Records from a data collection >>

========================================================================

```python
class GPT2DoubleHeads(nn.Module):

    def __init__(self, cfg: Optional[GPT2Config] = None):
        super().__init__()
        self.cfg = cfg = cfg or GPT2Config()
        self.padded_vocab = (cfg.vocab_size + 63) // 64 * 64
        self.wte = nn.Embedding(self.padded_vocab, cfg.n_embd)
        self.wpe = nn.Embedding(cfg.n_positions, cfg.n_embd)
        self.h = nn.ModuleList([Block(cfg) for _ in range(cfg.n_layer)])
        self.ln_f = FusedLayerNorm(cfg.n_embd, eps=cfg.layer_norm_epsilon)
        self.mc_head = nn.Linear(cfg.n_embd, 1)
        self.lm_row_capacity = 0
        self.fuse_add_ln = os.environ.get("ADAPCC_FUSE_ADD_LN", "1") == "1"
        self.fused_embed = os.environ.get("ADAPCC_FUSED_EMBED", "1") != "0"
        if self.fused_embed:
            self.wte.weight._adapcc_embed_table = True
            self.wpe.weight._adapcc_embed_table = True
        self._pos_cache = {}
        self.apply(self._init)
        for blk in self.h:
            for lin in (blk.c_proj, blk.c_proj2):
                nn.init.normal_(lin.weight, std=cfg.initializer_range / math.sqrt(2 * cfg.n_layer))

    def _init(self, m):
        if isinstance(m, (nn.Linear, nn.Embedding)):
            nn.init.normal_(m.weight, std=self.cfg.initializer_range)
            if isinstance(m, nn.Linear) and m.bias is not None:
                nn.init.zeros_(m.bias)

    def num_parameters(self) -> int:
        return sum(p.numel() for p in self.parameters())

    def hidden(self, input_ids: torch.Tensor, token_type_ids: Optional[torch.Tensor]) -> torch.Tensor:
        N, T = input_ids.shape
        if (self.fused_embed and input_ids.is_cuda and self.wte.weight.dtype == torch.bfloat16
                and self.wpe.weight.dtype == torch.bfloat16):
            from ..ops import fused_embedding_sum
            key = (N, T, input_ids.device)
            pos = self._pos_cache.get(key)
            if pos is None:
                pos = self._pos_cache[key] = torch.arange(T, device=input_ids.device).repeat(N)
            lookups = [(0, input_ids), (1, pos)] + ([(0, token_type_ids)] if token_type_ids is not None else [])
            x = fused_embedding_sum([self.wte.weight, self.wpe.weight], lookups).view(N, T, -1)
        else:
            pos = torch.arange(T, device=input_ids.device)
            x = self.wte(input_ids) + self.wpe(pos)[None]
            if token_type_ids is not None:
                x = x + self.wte(token_type_ids)
        if self.fuse_add_ln:
            delta = None
            for blk in self.h:
                x, delta = blk.forward_deferred(x, delta)
            return self.ln_f.forward_add(x, delta)[1]
        for blk in self.h:
            x = blk(x)
        return self.ln_f(x)

    def forward(self, input_ids, token_type_ids=None, mc_token_ids=None, lm_labels=None, mc_labels=None,
                lm_coef: float = 1.0, mc_coef: float = 1.0) -> Tuple[torch.Tensor, torch.Tensor, torch.Tensor]:
        B, C, T = input_ids.shape
        ids = input_ids.reshape(B * C, T)
        tt = token_type_ids.reshape(B * C, T) if token_type_ids is not None else None
        h = self.hidden(ids, tt)
        zero = torch.zeros((), dtype=torch.float32, device=h.device)
        lm_loss, mc_loss = zero, zero
        if lm_labels is not None:
            labels = lm_labels.reshape(B * C, T)
            shift_h = h[:, :-1].reshape(-1, h.shape[-1])
            shift_l = labels[:, 1:].reshape(-1)
            n_valid = (shift_l >= 0).sum()
            cap = int(self.lm_row_capacity)
            compact = 0 < cap < shift_l.numel()
            if compact:
                order = torch.argsort((shift_l < 0).to(torch.int8), stable=True)[:cap]
                shift_h = shift_h.index_select(0, order)
                shift_l = shift_l.index_select(0, order)
            scale = (lm_coef / n_valid.clamp(min=1).to(torch.float32)).reshape(1)
            lm_term = _ChunkedLMLoss.apply(shift_h, self.wte.weight, shift_l, self.cfg.lm_chunk_rows,
                                           self.cfg.vocab_size, scale)
            lm_loss = lm_term / lm_coef if lm_coef != 0 else lm_term
            if compact:
                lm_loss = torch.where(n_valid > cap, torch.full_like(lm_loss, float("nan")), lm_loss)
                lm_term = torch.where(n_valid > cap, torch.full_like(lm_term, float("nan")), lm_term)
        if mc_token_ids is not None and mc_labels is not None:
            idx = mc_token_ids.reshape(B * C, 1, 1).expand(-1, 1, h.shape[-1])
            cls_h = h.gather(1, idx).squeeze(1)
            mc_logits = self.mc_head(cls_h).view(B, C).float()
            mc_loss = F.cross_entropy(mc_logits, mc_labels)
        loss = (lm_term if lm_labels is not None else zero) + mc_coef * mc_loss
        return loss, lm_loss, mc_loss


@torch.no_grad()
def sample_sequence(model: "GPT2DoubleHeads", input_ids: torch.Tensor, token_type_ids: Optional[torch.Tensor] = None,
                    max_new_tokens: int = 20, temperature: float = 0.7, top_k: int = 0, top_p: float = 0.9,
                    eos_token: Optional[int] = None, reply_type: Optional[int] = None,
                    generator: Optional[torch.Generator] = None) -> torch.Tensor:
    ids = input_ids.clone()
    tt = token_type_ids.clone() if token_type_ids is not None else None
    vocab = model.cfg.vocab_size
    for _ in range(max_new_tokens):
        window = slice(max(0, ids.shape[1] - model.cfg.n_positions), None)
        h = model.hidden(ids[:, window], tt[:, window] if tt is not None else None)
        logits = (h[:, -1].float() @ model.wte.weight.float().t())[:, :vocab] / max(temperature, 1e-6)
        if top_k > 0:
            kth = torch.topk(logits, min(top_k, vocab)).values[:, -1:]
            logits = logits.masked_fill(logits < kth, float("-inf"))
        if 0.0 < top_p < 1.0:
            srt, idx = torch.sort(logits, descending=True)
            cum = torch.softmax(srt, -1).cumsum(-1)
            drop = cum > top_p
            drop[:, 1:] = drop[:, :-1].clone()
            drop[:, 0] = False
            logits = logits.masked_fill(torch.zeros_like(drop).scatter(1, idx, drop), float("-inf"))
        nxt = torch.multinomial(torch.softmax(logits, -1), 1, generator=generator)
        ids = torch.cat([ids, nxt], 1)
        if tt is not None:
            tt = torch.cat([tt, torch.full_like(nxt, reply_type if reply_type is not None else int(tt[0, -1]))], 1)
        if eos_token is not None and int(nxt) == eos_token:
            break
    return ids[:, input_ids.shape[1]:]


def lm_rows_needed(lm_labels: torch.Tensor, multiple: int = 256) -> int:
    n = int((lm_labels[..., 1:] >= 0).sum())
    return max(multiple, (n + multiple - 1) // multiple * multiple)


def synthetic_batch(batch: int, candidates: int, seq_len: int, vocab: int, device="cpu", seed: int = 0,
                    pin: bool = False):
    g = torch.Generator().manual_seed(seed)
    ids = torch.randint(0, vocab, (batch, candidates, seq_len), generator=g)
    tt = torch.randint(vocab - 5, vocab - 3, (batch, candidates, seq_len), generator=g)
    labels = torch.full((batch, candidates, seq_len), -100, dtype=torch.long)
    reply = max(1, seq_len // 4)
    labels[:, -1, -reply:] = ids[:, -1, -reply:]
    mc_token_ids = torch.full((batch, candidates), seq_len - 1, dtype=torch.long)
    mc_labels = torch.full((batch,), candidates - 1, dtype=torch.long)
    out = {"input_ids": ids, "token_type_ids": tt, "lm_labels": labels, "mc_token_ids": mc_token_ids,
           "mc_labels": mc_labels}
    if pin and torch.cuda.is_available():
        out = {k: v.pin_memory() for k, v in out.items()}
    if device != "cpu":
        out = {k: v.to(device, non_blocking=True) for k, v in out.items()}
    return out
```

### adapcc_b200/ops/gemm.py

```python
from __future__ import annotations

import os
from ctypes import c_int, c_void_p
from typing import Optional, Tuple

import torch

from ..runtime.native import NativeError, last_error, load_library

_bound = False
ACT = {"none": 0, "gelu": 1, "dgelu": 2, "residual": 3}


def _lib():
    global _bound
    lib = load_library()
    if not _bound:
        lib.adapcc_gemm_bias_act_v.argtypes = [c_void_p] * 5 + [c_int] * 5 + [c_void_p]
        lib.adapcc_gemm_pp.argtypes = [c_void_p] * 6 + [c_int] * 4 + [c_void_p]
        _bound = True
    return lib


def supported(x: torch.Tensor, weight: torch.Tensor) -> bool:
    return (x.is_cuda and x.dtype == torch.bfloat16 and weight.dtype == torch.bfloat16
            and weight.shape[1] % 64 == 0 and weight.shape[0] % 128 == 0)


def default_variant() -> int:
    return int(os.environ.get("ADAPCC_TCGEN05_VARIANT", "3"))


def linear_act(x: torch.Tensor, weight: torch.Tensor, bias: Optional[torch.Tensor], act: str = "gelu",
               save_pre: bool = False, variant: Optional[int] = None,
               aux: Optional[torch.Tensor] = None,
               colsum: Optional[torch.Tensor] = None) -> Tuple[torch.Tensor, Optional[torch.Tensor]]:
    if not supported(x, weight):
        raise NativeError("linear_act: needs bf16 CUDA tensors with K % 64 == 0 and N % 128 == 0")
    n, k = weight.shape
    x2 = x.reshape(-1, k).contiguous()
    w = weight.contiguous()
    m = x2.shape[0]
    code = ACT[act]
    out = torch.empty(m, n, dtype=torch.bfloat16, device=x.device)
    v_req = default_variant() if variant is None else int(variant)
    if v_req == 3 and n % 256 == 0 and code <= 2:
        if code == 2:
            if aux is None or aux.numel() != m * n or aux.dtype != torch.bfloat16:
                raise NativeError("linear_act(dgelu): aux must be a bf16 tensor with the result's shape")
            pre = aux.reshape(m, n).contiguous()
        else:
            pre = torch.empty_like(out) if save_pre else None
        if colsum is not None and (code != 2 or colsum.dtype != torch.float32 or colsum.numel() != n):
            raise NativeError("linear_act: colsum is an fp32 [N] accumulator of the dgelu mode")
        b = bias.contiguous() if bias is not None else None
        rc = _lib().adapcc_gemm_pp(c_void_p(x2.data_ptr()), c_void_p(w.data_ptr()),
                                   c_void_p(b.data_ptr() if b is not None else 0), c_void_p(out.data_ptr()),
                                   c_void_p(pre.data_ptr() if pre is not None else 0),
                                   c_void_p(colsum.data_ptr() if colsum is not None else 0), m, n, k, code,
                                   c_void_p(torch.cuda.current_stream().cuda_stream))
        if rc != 0:
            raise NativeError(f"gemm_pp failed: {last_error()}")
        shape = x.shape[:-1] + (n,)
        return out.view(shape), (pre.view(shape) if (pre is not None and code < 2) else None)
    if colsum is not None:
        raise NativeError("linear_act: colsum needs variant 3 (N % 256 == 0)")
    if v_req == 3:
        v_req = 1
    if code >= 2:
        if aux is None or aux.numel() != m * n or aux.dtype != torch.bfloat16:
            raise NativeError(f"linear_act({act}): aux must be a bf16 tensor with the result's shape")
        pre = aux.reshape(m, n).contiguous()
        v = 0
    else:
        pre = torch.empty_like(out) if save_pre else None
        v = v_req
    b = bias.contiguous() if bias is not None else None
    rc = _lib().adapcc_gemm_bias_act_v(c_void_p(x2.data_ptr()), c_void_p(w.data_ptr()),
                                       c_void_p(b.data_ptr() if b is not None else 0), c_void_p(out.data_ptr()),
                                       c_void_p(pre.data_ptr() if pre is not None else 0), m, n, k, code, v,
                                       c_void_p(torch.cuda.current_stream().cuda_stream))
    if rc != 0:
        raise NativeError(f"gemm_bias_act failed: {last_error()}")
    shape = x.shape[:-1] + (n,)
    return out.view(shape), (pre.view(shape) if (pre is not None and code < 2) else None)


class _LinearGeluFn(torch.autograd.Function):
    @staticmethod
    def forward(ctx, x, w, b):
        out, pre = linear_act(x, w, b, "gelu", save_pre=True)
        ctx.save_for_backward(x, w, pre)
        ctx.params = (w, b)
        return out

    @staticmethod
    def backward(ctx, dy):
        from .layers import linear_backward
        x, w, pre = ctx.saved_tensors
        du = torch.ops.aten.gelu_backward(dy.contiguous(), pre, approximate="tanh")
        return linear_backward(ctx.params, x, w, du, ctx.needs_input_grad[0])


def linear_gelu(x: torch.Tensor, weight: torch.Tensor, bias: torch.Tensor) -> torch.Tensor:
    return _LinearGeluFn.apply(x, weight, bias)


class _MLPFn(torch.autograd.Function):

    @staticmethod
    def forward(ctx, x, w1, b1, w2, b2):
        h, pre = linear_act(x, w1, b1, "gelu", save_pre=True)
        y = torch.nn.functional.linear(h, w2, b2)
        ctx.save_for_backward(x, w1, w2, pre, h)
        ctx.params = ((w1, b1), (w2, b2))
        return y

    @staticmethod
    def backward(ctx, dy):
        from .layers import linear_backward
        x, w1, w2, pre, h = ctx.saved_tensors
        p1, p2 = ctx.params
        dy = dy.contiguous()
        _, dw2, db2 = linear_backward(p2, h, w2, dy, needs_dx=False)
        w2t = w2.t().contiguous()
        if default_variant() == 3 and w2t.shape[0] % 256 == 0:
            db_acc = torch.zeros(w2t.shape[0], dtype=torch.float32, device=dy.device)
            du, _ = linear_act(dy, w2t, None, "dgelu", aux=pre, colsum=db_acc, variant=3)
            dx, dw1, db1 = linear_backward(p1, x, w1, du, ctx.needs_input_grad[0], db=db_acc)
        else:
            du, _ = linear_act(dy, w2t, None, "dgelu", aux=pre)
            dx, dw1, db1 = linear_backward(p1, x, w1, du, ctx.needs_input_grad[0])
        return dx, dw1, db1, dw2, db2


def mlp_gelu(x, w1, b1, w2, b2):
    return _MLPFn.apply(x, w1, b1, w2, b2)
```

### adapcc_b200/ops/layers.py

```python
from __future__ import annotations

from ctypes import c_float, c_int, c_void_p

import torch
import torch.nn as nn
import torch.nn.functional as F

from ..runtime.native import NativeError, last_error, load_library

_bound = False
_LN_WIDTHS = (256, 512, 768, 1024)


def _lib():
    global _bound
    lib = load_library()
    if not _bound:
        lib.adapcc_ln_fwd.argtypes = [c_void_p, c_void_p, c_void_p, c_void_p, c_void_p, c_void_p, c_int, c_int,
                                      c_float, c_void_p]
        lib.adapcc_ln_bwd.argtypes = [c_void_p] * 9 + [c_int, c_int, c_void_p]
        lib.adapcc_add_ln_fwd.argtypes = [c_void_p] * 8 + [c_int, c_int, c_float, c_void_p]
        lib.adapcc_add_ln_bwd.argtypes = [c_void_p] * 10 + [c_int, c_int, c_void_p]
        lib.adapcc_ln_partials.argtypes = [c_int]
        lib.adapcc_colsum.argtypes = [c_void_p, c_int, c_int, c_void_p, c_void_p, c_void_p]
        lib.adapcc_colsum_splits.argtypes = [c_int]
        _bound = True
    return lib


def _s():
    return c_void_p(torch.cuda.current_stream().cuda_stream)


def _p(t):
    return c_void_p(t.data_ptr())


def _sink(p):
    if p is None or p.grad is None:
        return None
    return getattr(p, "_adapcc_grad_sink", None)


class _LayerNormFn(torch.autograd.Function):
    @staticmethod
    def forward(ctx, x, gamma, beta, eps):
        lib = _lib()
        d = x.shape[-1]
        x2 = x.reshape(-1, d).contiguous()
        rows = x2.shape[0]
        y = torch.empty_like(x2)
        mean = torch.empty(rows, dtype=torch.float32, device=x.device)
        rstd = torch.empty(rows, dtype=torch.float32, device=x.device)
        if lib.adapcc_ln_fwd(_p(x2), _p(gamma), _p(beta), _p(y), _p(mean), _p(rstd), rows, d, eps, _s()) != 0:
            raise NativeError(f"ln_fwd failed: {last_error()}")
        ctx.save_for_backward(x2, gamma, mean, rstd)
        ctx.params = (gamma, beta)
        return y.view(x.shape)

    @staticmethod
    def backward(ctx, dy):
        lib = _lib()
        x2, gamma, mean, rstd = ctx.saved_tensors
        rows, d = x2.shape
        dy2 = dy.reshape(rows, d).contiguous()
        dx = torch.empty_like(x2)
        dgamma, dbeta, finish = _ln_param_grads(ctx.params)
        part = torch.empty(2 * lib.adapcc_ln_partials(rows) * d, dtype=torch.float32, device=x2.device)
        if lib.adapcc_ln_bwd(_p(dy2), _p(x2), _p(gamma), _p(mean), _p(rstd), _p(dx), _p(dgamma), _p(dbeta), _p(part),
                             rows, d, _s()) != 0:
            raise NativeError(f"ln_bwd failed: {last_error()}")
        return (dx.view(dy.shape),) + finish() + (None,)


def _ln_param_grads(params):
    gamma, beta = params
    sg, sb = _sink(gamma), _sink(beta)
    dgamma = gamma.grad if sg is not None and sg.begin() else torch.empty_like(gamma)
    dbeta = beta.grad if sb is not None and sb.begin() else torch.empty_like(beta)

    def finish():
        if sg is not None:
            sg.done()
        if sb is not None:
            sb.done()
        return (None if sg is not None else dgamma, None if sb is not None else dbeta)
    return dgamma, dbeta, finish
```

========================================================================

Assignment >>
Where a line in the records above contains the string "bool", return that line.

Solution below >>
                    pin: bool = False):
def supported(x: torch.Tensor, weight: torch.Tensor) -> bool:
               save_pre: bool = False, variant: Optional[int] = None,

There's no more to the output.